Angle Trisectors Of A Right Triangle

Geometry Level 5

Triangle $ABC$ has angles $\angle A=3\alpha, \angle B=90^\circ$ and $\angle C=3\gamma$ . Let $P$ be a point in segment $BC$ such that $\angle PAB=\alpha$ , and $Q$ be a point in segment $BA$ such that $\angle QCB=\gamma$ . Let $R$ be a point within the triangle such that $\angle RAC=\alpha$ and $\angle RCA=\gamma$ . If $\angle QRC=142^\circ$ , what is the measure (in degrees) of $\alpha$ ?

The answer is 22.

5 solutions

Aaaaa Bbbbb
Mar 27, 2014

$\angle{CRA}=180-\angle{RCA}-\angle{RAC}=180-(\frac{90}{3})=150$ $=>\angle{QRA}=360-142-150=68$ Assume: D=RQ x BC => ACD is right triangle at A and $\angle{BDQ}=\alpha=\frac{\angle{ADB}}{3}$ $=> \angle{RQC}+\angle{RCQ}=2\gamma+\alpha=38=> \gamma=38-30=8$ $=>\alpha=\boxed{22}$

Can you elaborate on the last line, how did you deduce that 2 x gamma = 16 ??

Hosam Hajjir - 7 years, 2 months ago

Quite different solution:

Looking at triangle $CQR$ , we have that $\gamma + \angle CQR+142=180$ . There we get $\angle CQR+\gamma = 38$ which is equivalent to $\angle CQR=8+\alpha$ since $\alpha + \gamma = 30$ .

Now, looking at triangle $ARQ$ , we see that $\angle ARQ = 68$ , and therefore $\angle RQA=112-2\alpha$ .

Applying the trigonometric form of Ceva's theorem to triangle $ACQ$ , we get $\frac{\sin (\alpha+8)}{\sin(112-2\alpha)}\frac{\sin(2\alpha)}{\sin(\alpha)}=1$

This is equivalent to $\frac{2\sin(\alpha+8) \cos \alpha}{\cos(2\alpha-22)}=1$

From here, it's not hard to prove that $\boxed{\alpha=22}$ satisfies the equation above.

Alfredo Saracho - 7 years, 2 months ago

nice, this has perfect explanation, thank you.

Erwin Tanama - 7 years, 2 months ago

how can u get angle ARQ = 68?

Hafizul Fiqry Shahrul Anwar - 7 years, 2 months ago

Let $S$ be the intersection of $CR$ with $AB$ . $S$ is between $A$ and $Q$ . Since $\angle QRC + \angle SRQ = 180$ , you have $\angle SRQ=38$ . Now, $\angle ARS = \gamma + \alpha = 30$ , hence $\angle ARQ = 68$ .

Alfredo Saracho - 7 years, 2 months ago

@Alfredo Saracho – How you u know the value of angle ARS??

Ajmal Rissa - 7 years, 2 months ago

@Ajmal Rissa – $\angle ARS$ is an exterior angle to triangle $ACR$ . The non-adjacent angles are $\angle RAC$ and $\angle ACR$ which are $\alpha$ and $\gamma$ respectively.

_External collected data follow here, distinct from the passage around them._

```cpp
constexpr int kTaskRegions = 64;
constexpr int kCtrStride = 32;
constexpr int kTasksPerGroup = 48;

struct CloudDev {
// ... 153 lines not shown
  unsigned long long* key2;
  int tie_detect;
  int tie_ab;
  int tie_scan;
  const int* tgt_nf_status;
  NfTreeDev tgt_nf;
  int grid_on;
  CellGridDev grid;
  unsigned* fb_count;
  int* fb_list;
  int fb_seg_cap;
  unsigned short* fb_mask;
};
constexpr int kFbSegs = 8;

constexpr int kNfMaxLevels = 40;
constexpr int kNfLevelSpare = 2;

struct NfCtl {
  int nnodes, nsmall, err;
  int nchunks[2];
  int ntask[kNfMaxLevels + 1];
  int dbg[16];
};

struct NfTask {
  int node, begin, count, chunk0;
  float lo[3], hi[3];
  unsigned mm[6];
  int feat;
// ... 57 lines not shown
```

dynamic_direct_lidar_odometry_amd/csrc/launch.hpp:

```cpp
#pragma once
#include <hip/hip_runtime.h>

#include "gicp_types.hpp"

namespace ddlo {

void launch_pack_bbox(hipStream_t s, const unsigned char* raw, size_t stride, int n, float4* out, float* partial,
                      int* nonfinite, int nblocks);
void launch_bbox_final(hipStream_t s, const float* partial, int nparts, float* quant);
void launch_morton(hipStream_t s, const float4* pts, int n, const float* quant, unsigned long long* keys, int* vals);
void launch_gather(hipStream_t s, const float4* raw, const int* perm, int n, int npad, float4* sorted, int* inv_perm);
void launch_key_dir(hipStream_t s, const unsigned long long* keys, int n, int* dir);
void launch_leaf_soa_boxes(hipStream_t s, const float4* pts, int n, int nleaves, float* soa, float4* lo, float4* hi);
void launch_level_boxes(hipStream_t s, const float4* clo, const float4* chi, int nchild, int nparent, float4* plo,
                        float4* phi);
struct TieList {
  int* list;
  int* count;
  int cap = 0;
  __device__ __forceinline__ void push(int i) const {
    const int slot = atomicAdd(count, 1);
    if (slot < cap) list[slot] = i;
  }
};
// ... 7 lines not shown
void launch_cov_export(hipStream_t s, const double* cov6, int layout, int n, const int* perm, double* out);
size_t tie_prune_scratch_bytes(int n, int cap);
hipError_t launch_tie_prune(hipStream_t s, const NfTreeDev& t, int cap, const int* local_index, int n_local,
                            void* scratch, NfNode* out_nodes, float4* out_pts, unsigned* counts);
void launch_align_init(hipStream_t s, AlignJob* job, const AlignJob* job_src);
struct LinGeom {
  int seed_blocks, scan_blocks, mom_blocks, lds_boxes, lookup_blocks;
  bool fuse_lm = false;
  AlignState* state = nullptr;
  bool grid = false;
  bool grid_walk = true;
};
bool lm_fusion_enabled(bool lookup);
LinGeom linearize_geometry(int nsrc, int tgt_upper);
void launch_linearize(hipStream_t s, const AlignJob* job, const LinGeom& g, AlignState* publish = nullptr);
int search_queries_per_wave();
int task_cap_per_region(int nsrc);
int moment_blocks(int nsrc);
int lm_slab_rows_max();
void launch_lm_step(hipStream_t s, const AlignJob* job, AlignState* st, const double* slab, int nblocks,
                    const double* premom, AlignState* publish);
void launch_mom_reduce(hipStream_t s, const AlignJob* job);
void launch_residuals(hipStream_t s, const AlignJob* job, int nsrc, double* out);
void launch_residual_image(hipStream_t s, const float4* pts, const int* perm, const int* inv_perm, int n,
                           const double* residual, double tmin, double tmax, int W, int H, int* winner, float* img,
                           float* xyz);
void launch_transform(hipStream_t s, const float4* pts, int n, const int* perm, const float* T16, float* out,
                      size_t stride_floats);
void launch_export_corr(hipStream_t s, const AlignJob* job, int nsrc, int* corr, float* sqd);

// ... 37 lines not shown
```

dynamic_direct_lidar_odometry_amd/csrc/lm_step.hpp:

```cpp
#pragma once
#include <hip/hip_runtime.h>

#include "gicp_types.hpp"
#include "search.hpp"

namespace ddlo {

static __device__ void so3_exp_d(const double w[3], double R[9]) {
  const double theta_sq = w[0] * w[0] + w[1] * w[1] + w[2] * w[2];
  double imag, real;
  if (theta_sq < 1e-10) {
    const double theta_quad = theta_sq * theta_sq;
    imag = 0.5 - 1.0 / 48.0 * theta_sq + 1.0 / 3840.0 * theta_quad;
    real = 1.0 - 1.0 / 8.0 * theta_sq + 1.0 / 384.0 * theta_quad;
  } else {
    const double theta = sqrt(theta_sq);
    const double half = 0.5 * theta;
    double sh, ch;
    sincos(half, &sh, &ch);
    imag = sh / theta;
    real = ch;
  }
  const double qw = real, qx = imag * w[0], qy = imag * w[1], qz = imag * w[2];
  const double tx = 2 * qx, ty = 2 * qy, tz = 2 * qz;
// ... 202 lines not shown
  if (tid < kSlabStride) {
    double s = 0.0;
#pragma unroll
    for (int p = 0; p < kLmParts; ++p) s += part[p][tid];
    mom[tid] = s;
  }
}
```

Thus $\angle ARS = \alpha+\gamma = 30$ .

Alfredo Saracho - 7 years, 2 months ago

where did 8 come from

Omraiz Khalid - 7 years, 2 months ago

$\gamma = 30 - \alpha$ , so, when you substitute it in $\angle CQR + \gamma = \angle CQR + 30 - \alpha = 38$ , well... you get that $8$ , Is this what you mean?

Alfredo Saracho - 7 years, 2 months ago

gamma + alpha equals 30. Put value of gamma to get expression in alpha.

Rajen Kapur - 7 years, 2 months ago

Assume: D=QR x BC => ACD is right triangle at A => $\angle{CDR}+\angle{RCD}=180-142=38$ $=> 2\gamma+\angle{RDC}=38=\gamma+\alpha+8$ $=> \angle{RDC}=\alpha-\gamma+8=\alpha$ $=> \gamma=8, \alpha=\boxed{22}$

aaaaaa bbbbbb - 7 years, 2 months ago

what is mean by D=QR x BC

Ingenieur Bose - 7 years, 2 months ago

This explains it. Thank a lot.

Hosam Hajjir - 7 years, 2 months ago

Why is ACD a right triangle? And why is RDC equal to Alpha? please use words in your work.

faraz masroor - 7 years, 2 months ago

Where is D in the figure???

Nicholas Jyrwa - 7 years, 2 months ago

I get the answer of alpha = 11 and gamma = 19. Based on your value, BAC will be larger than BCA and the total angle of AQRC would be more that 360.

Hafizul Fiqry Shahrul Anwar - 7 years, 2 months ago

AQRC is not an enclosed quadrilateral.

Francis Naldo - 7 years, 2 months ago

Is the angle QRA not 90??

Faisal Iqbal - 7 years, 2 months ago

No unique solution The solution only satisfy Alpha + Gamma= 30 That is to say. 22 & 8 is not the unique solution Take 21 & 9. This is also a solution. Also 20 & 10. Give a third solution etc....

Mohamed Helal - 7 years, 2 months ago

does D=RQ X BC means intersection of RQ and BC is D ?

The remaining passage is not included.